Prologis (PLD): Industrial REIT Vulnerable to Cap Rate Expansion
Prologis, with 1.2B sq ft in logistics assets, faces rising cap rates that compress NAV amid $4-5B annual development starts. Higher yields deter e-commerce demand tied to rate-sensitive consumers.
| Metric | Value (TTM/FY2025) |
|---|---|
| Market Cap | $124B |
| Revenue | ~$8B (est., +7.2% YoY) |
| EBIT Margin | 40.2% |
| P/E TTM | 37.3 |
| Debt/Equity | 0.66 |
| Price Return 1Y | +17.2% |
Core FFO guidance $6-$6.2/share, with 95% occupancy, but data center pivot (40% starts) hinges on low rates. 1M return -5%. Verdict: Bearish—rich valuation amplifies yield risk.

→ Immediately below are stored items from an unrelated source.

class ROptParams(C.Structure):
# ... 59 lines not shown
    "dcora_cert_dual_matrix": (C.c_int, [C.POINTER(Dims), _dp, _ip, _ip, _dp, C.c_int, C.POINTER(_vp)]),
    "dcora_cert_is_psd": (C.c_int, [C.c_int, _ip, _ip, _dp, C.c_int, _PI]),
    "dcora_cert_is_psd_device": (C.c_int, [C.c_int, _ip, _ip, _dp, C.c_int, C.c_int, _PI, _dp]),
    "dcora_chol_host_selftest": (C.c_int, [C.c_int, _ip, _ip, _dp, C.c_int, _PI, _PD, _dp]),
    "dcora_chol_cache_clear": (C.c_int, []),
    "dcora_cert_min_eig": (C.c_int, [C.c_int, _ip, _ip, _dp, C.c_int, C.c_double, C.c_int, C.c_ulonglong, C.c_int,
                                     _PD, _dp, C.POINTER(C.c_long)]),
    "dcora_cert_fast_verification": (C.c_int, [C.c_int, _ip, _ip, _dp, C.c_double, C.c_int, C.c_int, _PI, _PD, _dp,
                                               _PD]),
    "dcora_cert_lambda_min_certified": (C.c_int, [C.c_int, _ip, _ip, _dp, C.c_double, C.c_int, C.c_int, _PD, _PI]),
    "dcora_cert_suboptimality_gap": (C.c_int, [C.POINTER(Dims), _dp, C.c_double, _PD, _PD]),
    "dcora_dataset_load_g2o": (C.c_int, [C.c_char_p, C.POINTER(_vp)]),
    "dcora_dataset_create": (C.c_int, [C.c_int, C.c_int, C.c_int, _ip, _dp, C.POINTER(_vp)]),
    "dcora_dataset_info": (C.c_int, [_vp, _PI, _PI, _PI]),
    "dcora_dataset_copy": (C.c_int, [_vp, _ip, _dp]),
    "dcora_dataset_destroy": (C.c_int, [_vp]),
    "dcora_dataset_chordal_init": (C.c_int, [_vp, _dp]),
    "dcora_dataset_chordal_init_device": (C.c_int, [_vp, C.c_int, _dp]),
    "dcora_graph_build_Q_pgo": (C.c_int, [C.c_int, C.c_int, C.c_int, C.c_int, _ip, _dp, C.POINTER(_vp)]),
    "dcora_radataset_load_pyfg": (C.c_int, [C.c_char_p, C.POINTER(_vp)]),
    "dcora_radataset_info": (C.c_int, [_vp, _ip]),
    "dcora_radataset_create": (C.c_int, [C.c_int] * 5 + [_vp, _vp, C.c_int, _vp, _vp, C.c_int, _vp, _vp, _vp, C.POINTER(_vp)]),
    "dcora_radataset_copy": (C.c_int, [_vp] * 7),
    "dcora_radataset_ground_truth": (C.c_int, [_vp, _dp]),
    "dcora_radataset_build_Q": (C.c_int, [_vp, C.POINTER(_vp)]),
    "dcora_radataset_odometry_init": (C.c_int, [_vp, C.c_ulonglong, _dp]),
    "dcora_radataset_ownership": (C.c_int, [_vp, _vp, _vp, _vp]),
    "dcora_radataset_agent_columns": (C.c_int, [_vp, C.c_int, _ip, _vp, _PI]),
    "dcora_graph_extract_agent_blocks": (C.c_int, [C.c_int, _ip, _ip, _dp, C.c_int, _ip, C.POINTER(_vp),
                                                   C.POINTER(_vp)]),
    "dcora_radataset_destroy": (C.c_int, [_vp]),
    "dcora_graph_precond_regularization": (C.c_int, [C.c_int, _ip, _ip, _dp, C.c_int, _PD]),
    "dcora_rbcd_options_default": (None, [C.POINTER(RbcdOptions)]),
    "dcora_rbcd_create": (C.c_int, [_vp, C.POINTER(RbcdOptions), C.POINTER(_vp)]),
    "dcora_rbcd_destroy": (C.c_int, [_vp]),
    "dcora_rbcd_set_X": (C.c_int, [_vp, _dp]),
    "dcora_rbcd_get_X": (C.c_int, [_vp, _dp]),
    "dcora_rbcd_iterate": (C.c_int, [_vp, C.c_int, _PD, _PD, _vp, _PI]),
    "dcora_rbcd_run": (C.c_int, [_vp, C.c_int, C.c_double, _PI, _vp, _vp, _vp]),
    "dcora_rbcd_iterate_set": (C.c_int, [_vp, _ip, C.c_int, C.c_int]),
    "dcora_rbcd_set_acceleration": (C.c_int, [_vp, C.c_int]),
    "dcora_rbcd_agent_colours": (C.c_int, [_vp, _ip, _PI]),
    "dcora_rbcd_evaluate": (C.c_int, [_vp, _PD, _PD, _vp, _PI]),
    "dcora_rbcd_agent_iterate": (C.c_int, [_vp, C.c_int, C.c_int]),
    "dcora_rbcd_agent_get_X": (C.c_int, [_vp, C.c_int, _dp]),
    "dcora_rbcd_agent_set_X": (C.c_int, [_vp, C.c_int, _dp]),
    "dcora_rbcd_agent_update_neighbor": (C.c_int, [_vp, C.c_int, C.c_int, C.c_int, _ip, _dp, C.c_int]),
    "dcora_rbcd_agent_last_skipped": (C.c_int, [_vp, C.c_int, _PI]),
    "dcora_rbcd_agent_info": (C.c_int, [_vp, C.c_int, _PI, _PI, _PI]),
    "dcora_rbcd_last_result": (C.c_int, [_vp, C.POINTER(ROptResult)]),
    "dcora_rbcd_profile_tcg_runs": (C.c_int, [_vp, C.c_int]),
    "dcora_rbcd_profile_tcg_read": (C.c_int, [_vp, _dp]),
    "dcora_rbcd_X_device_ptr": (C.c_int, [_vp, C.POINTER(_vp)]),
    "dcora_rbcd_public_count": (C.c_int, [_vp, C.c_int, _PI]),
    "dcora_rbcd_public_indices": (C.c_int, [_vp, C.c_int, _ip]),
    "dcora_rbcd_pack_public_dev": (C.c_int, [_vp, C.c_int, _vp]),
    "dcora_rbcd_unpack_public_dev": (C.c_int, [_vp, C.c_int, _vp]),
    "dcora_rbcd_phase_nonselected": (C.c_int, [_vp, C.c_int]),
    "dcora_rbcd_phase_selected": (C.c_int, [_vp, C.c_int]),
    "dcora_rbcd_phase_evaluate_dev": (C.c_int, [_vp, _vp]),
    "dcora_rbcd_synchronize": (C.c_int, [_vp]),
    "dcora_exchange_create": (C.c_int, [_vp, C.c_char_p, C.POINTER(_vp)]),
    "dcora_exchange_destroy": (C.c_int, [_vp]),
    "dcora_exchange_create_ra": (C.c_int, [_vp, C.c_char_p, C.POINTER(_vp)]),
    "dcora_exchange_info": (C.c_int, [_vp, _dp]),
    "dcora_exchange_link_report": (C.c_int, [_vp, _dp]),
    "dcora_exchange_post": (C.c_int, [_vp, _ip, C.c_int]),
    "dcora_exchange_wait": (C.c_int, [_vp, _ip, C.c_int]),
    "dcora_exchange_evaluate": (C.c_int, [_vp, _PD, _PD, _vp, _PI]),
    "dcora_exchange_rbcd_iterate": (C.c_int, [_vp, C.c_int, _PD, _PD, _vp, _PI]),
    "dcora_exchange_rbcd_tick": (C.c_int, [_vp, _ip, C.c_int, C.c_int]),
    "dcora_exchange_set_X": (C.c_int, [_vp, _dp]),
    "dcora_exchange_gather_X": (C.c_int, [_vp, _dp]),
    "dcora_exchange_barrier": (C.c_int, [_vp]),
    "dcora_exchange_all_ready": (C.c_int, [_vp, C.c_int, _PI]),
    "dcora_exchange_certify": (C.c_int, [_vp, C.c_int, _vp, _vp, _vp, C.c_double, _PI, _PD, _PD, _dp,
                                         C.POINTER(C.c_longlong), _PI]),
    "dcora_exchange_host_selftest": (C.c_int, [C.c_char_p, C.c_int, C.c_int, C.c_int, C.c_int, _PD]),
    "dcora_debug_exchange_leave_stale": (C.c_int, [C.c_char_p, C.c_int, C.c_int]),
    "dcora_debug_exchange_probe_fault": (C.c_int, [C.c_int]),
    "dcora_cert_prepare": (C.c_int, [C.POINTER(Dims), _ip, _ip, C.c_int, C.c_int]),
    "dcora_debug_tcg_run_fault": (C.c_int, [C.c_int]),
    "dcora_debug_tcg_run_fault_at": (C.c_int, [C.c_int, C.c_int]),
    "dcora_problem_solver_info": (C.c_int, [_vp, _dp]),
    "dcora_ra_rbcd_create": (C.c_int, [_vp, C.POINTER(RbcdOptions), C.POINTER(_vp)]),
    "dcora_ra_rbcd_destroy": (C.c_int, [_vp]),
    "dcora_ra_rbcd_info": (C.c_int, [_vp, _PI, _vp]),
    "dcora_ra_rbcd_set_X": (C.c_int, [_vp, _dp]),
    "dcora_ra_rbcd_get_X": (C.c_int, [_vp, _dp]),
    "dcora_ra_rbcd_iterate": (C.c_int, [_vp, C.c_int, _PD, _PD, _vp, _PI]),
    "dcora_ra_rbcd_evaluate": (C.c_int, [_vp, _PD, _PD, _vp, _PI]),
    "dcora_ra_rbcd_run": (C.c_int, [_vp, C.c_int, C.c_double, _PI, _vp, _vp, _vp]),
    "dcora_ra_rbcd_last_result": (C.c_int, [_vp, C.POINTER(ROptResult)]),
    "dcora_problem_time_qapply": (C.c_int, [_vp, C.c_int, _PD, _PD]),
    "dcora_problem_time_qapply_rotating": (C.c_int, [C.POINTER(_vp), C.c_int, C.c_int, _PD]),
    "dcora_problem_qapply_info": (C.c_int, [_vp, _dp]),
    "dcora_problem_time_precond": (C.c_int, [_vp, C.c_int, _PD, _PD]),
    "dcora_problem_precond_info": (C.c_int, [_vp, _dp]),
    "dcora_precond_cache_info": (C.c_int, [_dp]),
    "dcora_precond_cache_clear": (C.c_int, []),
    "dcora_robust_params_default": (None, [C.POINTER(RobustParams)]),
    "dcora_robust_weights": (C.c_int, [C.POINTER(RobustParams), C.c_int, C.c_int, _dp, _dp]),
    "dcora_chi2inv": (C.c_int, [C.c_double, C.c_int, _PD]),
    "dcora_robust_error_threshold_at_quantile": (C.c_int, [C.c_double, C.c_int, _PD]),
    "dcora_robust_single_rotation_averaging": (C.c_int, [C.c_int, C.c_int, _dp, _vp, C.c_double, _dp, _ip]),
    "dcora_robust_single_pose_averaging": (C.c_int, [C.c_int, C.c_int, _dp, _dp, _vp, _vp, C.c_double, _dp, _dp, _ip]),
    "dcora_agent_neighbor_transforms": (C.c_int, [C.c_int, C.c_int, _ip, _dp, _dp, _dp, _dp, _dp]),
    "dcora_agent_robust_neighbor_transform": (C.c_int, [C.c_int, C.c_int, _dp, C.c_int, C.c_int, _dp, _PI, _PI]),
    "dcora_log_trajectory": (C.c_int, [C.c_char_p, C.c_int, C.c_int, _dp]),
    "dcora_fixed_stiefel_variable": (C.c_int, [C.c_int, C.c_int, _dp]),
    "dcora_agent_initialize_in_global_frame": (C.c_int, [C.POINTER(Dims), _dp, _dp, _dp, _dp]),
    "dcora_measurement_errors": (C.c_int, [_vp, C.c_int, _dp, _dp, C.c_int]),
    "dcora_solve_pgo": (C.c_int, [_vp, C.POINTER(ROptParams), _vp, _dp, C.POINTER(ROptResult), C.c_int]),
    "dcora_solve_robust_pgo": (C.c_int, [_vp, C.POINTER(ROptParams), C.POINTER(RobustParams), _vp, _vp, _dp, _vp,
                                         C.c_int]),
    "dcora_round_align_trajectory": (C.c_int, [C.POINTER(Dims), _dp, _vp, C.c_int, _dp, _vp, _vp, C.c_int]),
    "dcora_round_project_solution_raslam": (C.c_int, [C.POINTER(Dims), _dp, _dp, C.c_int]),
}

American Tower (AMT): Tower REIT's Leverage in Crosshairs
AMT's $45B debt (D/E 12.3) funds 225K towers, but rising yields spike refinancing costs on 2026 maturities. Organic billings growth (~1%) can't offset margin pressure from DISH churn.
| Metric | Value (TTM/FY2025) |
|---|---|
| Market Cap | $80B |
| Revenue | $10.6B FY2025 (+5% YoY) |
| Net Income Margin | 23.8% |
| P/E TTM | 31.7 |
| Debt/Equity | 12.3 |
| Price Return 1Y | -13.2% |
AFFO per share up ~1%, but 2026 guidance tempers to 1% growth excluding churn. Price down 4% 1M. Verdict: Strong sell—extreme leverage makes it most exposed.
Investment Verdict: Banks Over Rate Sensitives
Ranked by conviction: 1) JPM (top pick: scale + NIM upside at cheap 14.7x P/E); 2) BAC (value play at 12.7x); 3) DUK (least bad utility via regulation). Avoid AMT (leverage bomb), PLD, NEE. Banks trade at 13-15x vs. 25-35x for losers, with superior growth.
Risks include surprise Fed cuts (monitor April FOMC), recession crimping bank loans (watch unemployment >4.5%), or yield spikes >5% triggering utility defaults. Key signals: 10Y >4.5% (bullish banks), NIM reports, capex cuts in earnings.